Why was I expecting an otter?

Ever think of cross breeding the two species- a foxtter or an ottox?  How's your PS morphing?

Great shot too.


----------



## NikonLady52 (Jan 5, 2008)

Really, nice image, LP


----------



## Antarctican (Jan 5, 2008)

Love how the red colour of the fox stands out so well against the dark background


----------



## Campbell (Jan 5, 2008)

Your fox photos are always great :thumbup:


----------



## LaFoto (Jan 6, 2008)

abraxas said:


> Why was I expecting an otter?


 
Why was *I* expecting an otter, too??? :scratch:

And what?
You _don't_ live for the TPF meet-ups? 
Oh well, no, can't.
Else you'd be nice and come to mine... _sniff_ :cry:

Your fox photos are just like Raymond's bird photos.
Does that tell you enough?


----------



## lostprophet (Jan 6, 2008)

pamcakes said:


> stunning, thanks for sharing!



many thanks



RKW3 said:


> That's so cool how you see otters and foxes all the time. Nice shot! :thumbup:



I wish it was all the time but sadly its not



abraxas said:


> Why was I expecting an otter?
> 
> Ever think of cross breeding the two species- a foxtter or an ottox?  How's your PS morphing?
> 
> Great shot too.



well to be honest its wildlife in general I live for
sadly my skills are lacking 



NikonLady52 said:


> Really, nice image, LP



many thanks



Antarctican said:


> Love how the red colour of the fox stands out so well against the dark background



cheers



Campbell said:


> Your fox photos are always great :thumbup:



thank you



LaFoto said:


> Why was *I* expecting an otter, too??? :scratch:
> 
> And what?
> You _don't_ live for the TPF meet-ups?
> ...



Well that has to be the greatest complement ever :hugs:

well yeah the meetups as well, they are probably the best thing about TPF


----------



## Robstar1619 (Jan 6, 2008)

Wow..and wow..what can i say!.Just awsome picture:thumbup:


----------



## lostprophet (Jan 6, 2008)

thank you


----------



## Sirene (Jan 6, 2008)

Amazing !!


----------



## doenoe (Jan 7, 2008)

very nice. Lovely colors :thumbup:


----------



## Kleetz (Jan 7, 2008)

so beautiful it hurts


----------



## lostprophet (Jan 7, 2008)

cheers muchly


----------



## callisto (Jan 9, 2008)

stunning.
absolutley beautiful
great catch!


----------



## lostprophet (Jan 10, 2008)

many thanks


----------



## jstuedle (Jan 10, 2008)

LP, this is undoubtedly the best in-the-wild fox image I have ever seen. Simply stunning. Thank you so much for sharing.


----------



## Goldeeno (Jan 10, 2008)

Stunning shot, so cute and innocent... untill it eats my chickens!!!


----------



## IndieMe (Jan 10, 2008)

Such an amazing shot,

I don't understand how people can use them for fur.


----------



## lostprophet (Jan 10, 2008)

jstuedle said:


> LP, this is undoubtedly the best in-the-wild fox image I have ever seen. Simply stunning. Thank you so much for sharing.

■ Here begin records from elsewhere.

struct TcGroupAllArgs {
    int c;
    int N[3];
    int Nt[3];
    const float* points;
    const float* xyz;
    const float* w3;
    const uint8_t* image[3];
    const float* colscale[3];
    const unsigned int* wflag[3];
    const float* scale[3];
    const float* shift[3];
    int relu[3];
    float* out;
    unsigned int* ovf;
};

constexpr int kGaStages = 3;
constexpr uint32_t kGaStageBytes = 32768u;
constexpr uint32_t kGaSmemBudget = 222u * 1024u;
__host__ __device__ inline uint32_t group_all_smem(int W0, int W1, int W2) {
    return 1024u + kGaStages * kGaStageBytes + (uint32_t)(W0 + W1) / 64u * kRingXBytes + 12u * (uint32_t)(W0 + W1 + W2);
}

__device__ __forceinline__ uint32_t cluster_ctarank() {
    uint32_t r;
    asm volatile("mov.u32 %0, %%cluster_ctarank;\n" : "=r"(r));
    return r;
}
__device__ __forceinline__ uint32_t mapa_shared(uint32_t addr, uint32_t rank) {
    uint32_t r;
    asm volatile("mapa.shared::cluster.u32 %0, %1, %2;\n" : "=r"(r) : "r"(addr), "r"(rank));
    return r;
}
__device__ __forceinline__ float2 ld_cluster_f32x2(uint32_t addr) {
    float2 v;
    asm volatile("ld.shared::cluster.v2.f32 {%0, %1}, [%2];\n" : "=f"(v.x), "=f"(v.y) : "r"(addr) : "memory");
    return v;
}
__device__ __forceinline__ void cluster_sync_all() {
    asm volatile("barrier.cluster.arrive.release.aligned;\n\tbarrier.cluster.wait.acquire.aligned;\n" ::: "memory");
}
__device__ __forceinline__ void mbar_arrive_cluster(uint32_t addr) {
    asm volatile("fence.acq_rel.cluster;\n\tmbarrier.arrive.release.cluster.shared::cluster.b64 _, [%0];\n" ::"r"(addr) : "memory");
}
__device__ __forceinline__ void mbar_wait_cluster(uint64_t* bar, uint32_t parity) {
    uint32_t done;
    const uint32_t addr = smem_u32(bar);
    do {
        asm volatile(
            "{\n\t.reg .pred p;\n\t"
            "mbarrier.try_wait.parity.acquire.cluster.shared::cta.b64 p, [%1], %2;\n\t"
            "selp.u32 %0, 1, 0, p;\n\t}\n"
            : "=r"(done)
            : "r"(addr), "r"(parity)
            : "memory");
    } while (!done);
}

template <int NC0, int NC1>
__global__ void __cluster_dims__(4, 1, 1) __launch_bounds__(kRingThreads, 1)
tc_group_all_kernel(const __grid_constant__ TcGroupAllArgs a) {
    constexpr int NP = 2, S = kGaStages;
    constexpr uint32_t piece = 8192u, chunk = 16384u;
    extern __shared__ uint8_t smem_raw[];
    __shared__ __align__(8) uint64_t s_full[S], s_empty[S], s_ready[2], s_done;
    __shared__ float s_red[8][128];
    const int tid = threadIdx.x, lane = tid & 31, warp = tid >> 5;
    const uint32_t rank = cluster_ctarank();
    const int cloud = blockIdx.x >> 2;
    uint8_t* base = smem_raw + ((1024u - (smem_u32(smem_raw) & 1023u)) & 1023u);
    constexpr int W0 = 64 * NC0, W1 = 64 * NC1;
    const int W2 = a.N[2] / 4;
    uint8_t* slice0 = base + S * kGaStageBytes;
    uint8_t* slice1 = slice0 + NC0 * kRingXBytes;
    float* aff0 = reinterpret_cast<float*>(slice1 + NC1 * kRingXBytes);
    float* aff1 = aff0 + 3 * W0;
    float* aff2 = aff1 + 3 * W1;
    {
        float* aff[3] = {aff0, aff1, aff2};
        const int W[3] = {W0, W1, W2};
#pragma unroll
        for (int l = 0; l < 3; ++l)
            for (int i = tid; i < W[l]; i += kRingThreads) {
                const int col = (int)rank * W[l] + i;
                const float cs = __ldg(a.colscale[l] + col);
                aff[l][i] = (a.scale[l] ? __ldg(a.scale[l] + col) : 1.f) * cs;
                aff[l][W[l] + i] = a.shift[l] ? __ldg(a.shift[l] + col) : 0.f;
                aff[l][2 * W[l] + i] = pow2_rcp(cs);
            }
    }
    if (tid == 0) {
        for (int i = 0; i < S; ++i) { mbar_init(&s_full[i], 1); mbar_init(&s_empty[i], kRingConsumers / 32); }
        mbar_init(&s_ready[0], 4); mbar_init(&s_ready[1], 4); mbar_init(&s_done, 4);
        fence_mbar_init();
    }
    __syncthreads();
    cluster_sync_all();
    const int KC[3] = {a.c / 64, 4 * W0 / 64, 4 * W1 / 64};

    if (warp >= kRingConsumers / 32) {
        asm volatile("setmaxnreg.dec.sync.aligned.u32 40;\n");
        if (warp != kRingConsumers / 32) return;
        uint32_t u = 0;
#pragma unroll
        for (int l = 0; l < 3; ++l) {
            const int pw = l == 0 ? W0 : l == 1 ? W1 : 128, passes = l == 2 ? W2 / 128 : 1, Nt = a.Nt[l];
            for (int p = 0; p < passes; ++p) {
                const int j0 = ((int)rank * (l == 0 ? W0 : l == 1 ? W1 : W2) + p * pw) / 64;
                for (int kb = 0; kb < KC[l]; ++kb, ++u) {
                    const int s = (int)(u % S);
                    if (u >= (uint32_t)S) mbar_wait(&s_empty[s], ((u / S) - 1u) & 1u);
                    if (lane == 0) {
                        mbar_expect_tx(&s_full[s], (uint32_t)(pw / 64) * chunk);
                        for (int c = 0; c < pw / 64; ++c) {
                            uint8_t* dst = base + (uint32_t)s * kGaStageBytes + (uint32_t)c * chunk;
                            const int j = j0 + c;
                            if (Nt == 64) {
                                bulk_g2s(dst, a.image[l] + ((size_t)j * KC[l] + kb) * chunk, chunk, &s_full[s]);
                            } else {
                                const uint8_t* src = a.image[l] + ((size_t)(j >> 1) * KC[l] + kb) * (2u * chunk) + (uint32_t)(j & 1) * piece;
                                bulk_g2s(dst, src, piece, &s_full[s]);
                                bulk_g2s(dst + piece, src + 2u * piece, piece, &s_full[s]);
                            }
                        }
                    }
                }
            }
        }
        return;
    }

    asm volatile("setmaxnreg.inc.sync.aligned.u32 232;\n");
    const int g = lane >> 2, t = lane & 3;
    const int rl[2] = {warp * 16 + g, warp * 16 + g + 8};
    uint32_t ovf = 0u;
    uint32_t u = 0;

    auto pass = [&](auto Ltag, auto NCtag, int lc) {
        constexpr int L = decltype(Ltag)::value, NC = decltype(NCtag)::value;
        const int nkb = KC[L];
        auto prep = [&](uint32_t (&A)[NP][4][4], int kb) {
            if constexpr (L == 0) {
                const float* xb = a.points + (size_t)cloud * 128 * a.c + kb * 64;
#pragma unroll
                for (int s = 0; s < 4; ++s)
#pragma unroll
                    for (int h = 0; h < 2; ++h)
#pragma unroll
                        for (int i = 0; i < 2; ++i) {
                            const float2 x = __ldg(reinterpret_cast<const float2*>(xb + (size_t)rl[i] * a.c + 16 * s + 8 * h + 2 * t));
                            put_a<NP, 4>(A, s, i + 2 * h, x.x, x.y, ovf);
                        }
            } else {
                constexpr int Wp = L == 1 ? W0 : W1;
                const uint32_t src = mapa_shared(smem_u32(L == 1 ? slice0 : slice1) + (uint32_t)((kb * 64) % Wp / 64) * kRingXBytes,
                                                 (uint32_t)(kb * 64 / Wp));
#pragma unroll
                for (int s = 0; s < 4; ++s)
#pragma unroll
                    for (int h = 0; h < 2; ++h)
#pragma unroll
                        for (int i = 0; i < 2; ++i) {
                            const float2 x = ld_cluster_f32x2(src + (uint32_t)rl[i] * kRingXRow + (uint32_t)(16 * s + 8 * h + 2 * t) * 4u);
                            put_a<NP, 4>(A, s, i + 2 * h, x.x, x.y, ovf);
                        }
            }
        };
        float acc[NC][32];
        auto step = [&](const uint32_t (&A)[NP][4][4], uint32_t (&An)[NP][4][4], int kb) {
            const int s = (int)(u % S);
            mbar_wait(&s_full[s], (u / S) & 1u);
            const uint32_t wb = smem_u32(base) + (uint32_t)s * kGaStageBytes;
            float d[NC][32];
            wg_fence();
#pragma unroll
            for (int tt = 0; tt < Split<NP>::kTerms; ++tt)
#pragma unroll
                for (int ks = 0; ks < 4; ++ks)
#pragma unroll
                    for (int c = 0; c < NC; ++c)
                        wg_mma_rs<NP>(d[c], A[Split<NP>::a(tt)][ks][0], A[Split<NP>::a(tt)][ks][1], A[Split<NP>::a(tt)][ks][2], A[Split<NP>::a(tt)][ks][3],
                                      wg_desc(wb + (uint32_t)c * chunk + Split<NP>::w(tt) * piece + (uint32_t)ks * 32u), (tt | ks) ? 1u : 0u);
            wg_commit();
            if (kb + 1 < nkb) prep(An, kb + 1);
            wg_wait_all();
            __syncwarp();
            if (lane == 0) mbar_arrive1(&s_empty[s]);
            ++u;
#pragma unroll
            for (int c = 0; c < NC; ++c) {
                wg_fence_acc(d[c]);
#pragma unroll
                for (int e = 0; e < 32; ++e) acc[c][e] = kb ? acc[c][e] + d[c][e] : d[c][e];
            }
        };
        {
            uint32_t A0[NP][4][4], A1[NP][4][4];
            prep(A0, 0);
            for (int kb = 0;; kb += 2) {
                step(A0, A1, kb);
                if (kb + 1 == nkb) break;
                step(A1, A0, kb + 1);
                if (kb + 2 == nkb) break;
            }
        }

        constexpr int W = L == 0 ? W0 : L == 1 ? W1 : 0;
        const int Wl = L == 2 ? W2 : W;
        const float* aff = L == 0 ? aff0 : L == 1 ? aff1 : aff2;
        float xs[2][3] = {{0.f, 0.f, 0.f}, {0.f, 0.f, 0.f}};
        if constexpr (L == 0)
#pragma unroll
            for (int i = 0; i < 2; ++i)
#pragma unroll
                for (int k = 0; k < 3; ++k) xs[i][k] = __ldg(a.xyz + ((size_t)cloud * 128 + rl[i]) * 3 + k);
#pragma unroll
        for (int c = 0; c < NC; ++c)
#pragma unroll
            for (int j = 0; j < 8; ++j) {
                const int cl = c * 64 + 8 * j + 2 * t, ls = lc + cl;
                float y[2][2];
#pragma unroll
                for (int e = 0; e < 2; ++e) {
                    const float sc = aff[ls + e], sh = aff[Wl + ls + e];
                    float w0 = 0.f, w1 = 0.f, w2 = 0.f;
                    if constexpr (L == 0) {
                        const int col = (int)rank * W0 + ls + e;
                        const float f = aff[2 * Wl + ls + e];
                        w0 = __ldg(a.w3 + col) * f; w1 = __ldg(a.w3 + a.N[0] + col) * f; w2 = __ldg(a.w3 + 2 * a.N[0] + col) * f;
                    }
#pragma unroll
                    for (int i = 0; i < 2; ++i) {
                        float x = acc[c][4 * j + 2 * i + e];
                        if constexpr (L == 0) x = fmaf(xs[i][2], w2, fmaf(xs[i][1], w1, fmaf(xs[i][0], w0, x)));
                        x = fmaf(x, sc, sh);
                        if (a.relu[L]) x = fmaxf(x, 0.f);
                        y[i][e] = x;
                    }
                }
                if constexpr (L < 2) {
                    uint8_t* sl = (L == 0 ? slice0 : slice1) + (ls >> 6) * kRingXBytes + (ls & 63) * 4;
#pragma unroll
                    for (int i = 0; i < 2; ++i) *reinterpret_cast<float2*>(sl + rl[i] * kRingXRow) = make_float2(y[i][0], y[i][1]);
                } else {
#pragma unroll
                    for (int e = 0; e < 2; ++e) {
                        const float m = warp_rowmax16(y[0][e], y[1][e]);
                        if (g == 0) s_red[warp][cl + e] = m;
                    }
                }
            }
        unit_bar_sync(1, kRingConsumers);
        if constexpr (L < 2) {
            if (tid < 4) mbar_arrive_cluster(mapa_shared(smem_u32(&s_ready[L]), (uint32_t)tid));
            mbar_wait_cluster(&s_ready[L], 0);
        } else {
            for (int cl = tid; cl < 64 * NC; cl += kRingConsumers) {
                float mx = s_red[0][cl];
                for (int w = 1; w < 8; ++w) mx = fmaxf(mx, s_red[w][cl]);
                a.out[(size_t)cloud * a.N[2] + (size_t)rank * W2 + lc + cl] = mx;
            }
            unit_bar_sync(1, kRingConsumers);
        }
    };
    pass(std::integral_constant<int, 0>{}, std::integral_constant<int, NC0>{}, 0);
    pass(std::integral_constant<int, 1>{}, std::integral_constant<int, NC1>{}, 0);
    for (int lc = 0; lc < W2; lc += 128) pass(std::integral_constant<int, 2>{}, std::integral_constant<int, 2>{}, lc);

    if (tid < 4) mbar_arrive_cluster(mapa_shared(smem_u32(&s_done), (uint32_t)tid));
    if (f16x2_overflowed(ovf) || (tid == 0 && (*a.wflag[0] | *a.wflag[1] | *a.wflag[2]) != 0u)) atomicOr(a.ovf, 1u);
    mbar_wait_cluster(&s_done, 0);
}

template <int NC0, int NC1>
static size_t group_all_fits(const psa_mlp* mlp) {
    const size_t smem = group_all_smem(64 * NC0, 64 * NC1, mlp->channels[3] / 4);
    if (smem > kGaSmemBudget) return 0;
    if (cudaFuncSetAttribute(tc_group_all_kernel<NC0, NC1>, cudaFuncAttributeMaxDynamicSharedMemorySize, (int)smem) != cudaSuccess) return 0;
    cudaLaunchConfig_t cfg = {};
    cfg.gridDim = dim3(4, 1, 1);
    cfg.blockDim = dim3(kRingThreads, 1, 1);
    cfg.dynamicSmemBytes = smem;
    int clusters = 0;
    if (cudaOccupancyMaxActiveClusters(&clusters, tc_group_all_kernel<NC0, NC1>, &cfg) != cudaSuccess) { (void)cudaGetLastError(); return 0; }
    return clusters > 0 ? smem : 0;
}
static size_t group_all_eligible(int n, int c, const float* points, const psa_mlp* mlp) {
    if (g_tc_np != 2 || mlp->n_layers != 3 || n != 128 || c < 64 || c % 64 != 0 || (reinterpret_cast<uintptr_t>(points) & 15) != 0) return 0;
    const int N0 = mlp->channels[1], N1 = mlp->channels[2], N2 = mlp->channels[3];
    if (N2 % 512 != 0) return 0;
    if (N0 == 256 && N1 == 256) return group_all_fits<1, 1>(mlp);
    if (N0 == 256 && N1 == 512) return group_all_fits<1, 2>(mlp);
    if (N0 == 512 && N1 == 256) return group_all_fits<2, 1>(mlp);
    return 0;
}

static int sa_group_all_cluster(int b, int c, const float* xyz, const float* points, const psa_mlp* mlp, float* out, float* ws0, float* ws1,
                                uint8_t* img, unsigned int* words, size_t smem, cudaStream_t st) {
    const long long rows = (long long)b * 128;
    unsigned int* flag = words + kTileCounterWords - 1;
    TcGroupAllArgs g{};
    g.c = c; g.points = points; g.xyz = xyz; g.w3 = mlp->weight[0]; g.out = out; g.ovf = flag;
    const uint8_t* pre[3];
    uint8_t* ws_img[3];
    int rc;
    for (int l = 0; l < 3; ++l) {
        const int K = l == 0 ? c : mlp->channels[l], N = mlp->channels[l + 1], Nt = tc_dense_nt(rows, N);
        const float* W = l == 0 ? mlp->weight[0] + (size_t)3 * N : mlp->weight[l];
        pre[l] = prebuilt_image(mlp, l, l == 0 ? 3 : 0, Nt);
        ws_img[l] = img;
        img += tc_dense_image_bytes(K, N);
        if (pre[l] == nullptr) { rc = build_image(K, K, N, Nt, W, ws_img[l], st); if (rc != PSA_OK) return rc; }
        const uint8_t* image = pre[l] ? pre[l] : ws_img[l];
        g.N[l] = N; g.Nt[l] = Nt & ~kImageFlags; g.image[l] = image;
        g.colscale[l] = image_colscale(image, K, N); g.wflag[l] = image_trailer(image, K, N);
        g.scale[l] = mlp->scale[l]; g.shift[l] = mlp->shift[l]; g.relu[l] = mlp->relu[l];
    }
    const int N0 = mlp->channels[1], N1 = mlp->channels[2];
    if (N0 == 256 && N1 == 256) tc_group_all_kernel<1, 1><<<4u * (unsigned)b, kRingThreads, smem, st>>>(g);
    else if (N0 == 256) tc_group_all_kernel<1, 2><<<4u * (unsigned)b, kRingThreads, smem, st>>>(g);
    else tc_group_all_kernel<2, 1><<<4u * (unsigned)b, kRingThreads, smem, st>>>(g);
    rc = check_launch("tc_group_all_kernel");
    if (rc != PSA_OK) return rc;
    const float* cur = points;
    for (int l = 0; l < 3; ++l) {
        const int K = l == 0 ? c : mlp->channels[l], N = mlp->channels[l + 1];
        TcDenseArgs a;
        a.rows = rows; a.K = K; a.Kp = K; a.N = N; a.pool_k = l == 2 ? 128 : 1; a.relu = mlp->relu[l];
        a.x = cur; a.scale = mlp->scale[l]; a.shift = mlp->shift[l]; a.out = l == 2 ? out : (l & 1) ? ws1 : ws0;
        a.xyz3 = l == 0 ? xyz : nullptr; a.w3 = l == 0 ? mlp->weight[0] : nullptr;
        const RingWeights w{K, K, N, g.Nt[l], l == 0 ? mlp->weight[0] + (size_t)3 * N : mlp->weight[l], ws_img[l],
                            ws_img[l] + tc_dense_image_off3(K, N), pre[l]};
        rc = ring_rerun(kDenseRing, a, tc_dense_units(rows, N, g.Nt[l]), w, flag, words + kTileCounterWords + 2 * l + 1, st);
        if (rc != PSA_OK) return rc;
        cur = a.out;
    }
    return PSA_OK;
}

}

using namespace psa;

static std::atomic<int> g_mlp_mode{0};
int psa::mlp_mode() { return g_mlp_mode; }
extern "C" PSA_API int psa_set_mlp_mode(int mode) {
    PSA_REQUIRE(mode == 0 || mode == 1 || mode == 2,
                "set_mlp_mode: mode must be 0 (tensor cores, fp16x2 operands with the range guard), 1 (fp32 FMA kernels only) or 2 (tensor cores, bf16x3)");
    g_mlp_mode = mode;
    g_tc_np = mode == 2 ? 3 : 2;
    return PSA_OK;
}
extern "C" PSA_API int psa_get_mlp_mode(void) { return g_mlp_mode; }

extern "C" size_t psa_sa_module_workspace_bytes(int b, int n, int m, int c, int nsample, const psa_mlp* mlp) {
    (void)m;
    TcArgs a;
    if (g_mlp_mode != 1 && mlp != nullptr && tc_sa_eligible(mlp, c, nsample, &a)) return tc_sa_workspace_bytes(a, b, n, c);
    return 0;
}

well there is nothing wild about my fox shots but thank you anyway



Goldeeno said:


> Stunning shot, so cute and innocent... untill it eats my chickens!!!



many thanks
how about a better fence?



IndieMe said:


> Such an amazing shot,
> 
> I don't understand how people can use them for fur.



thank you

nor can I


----------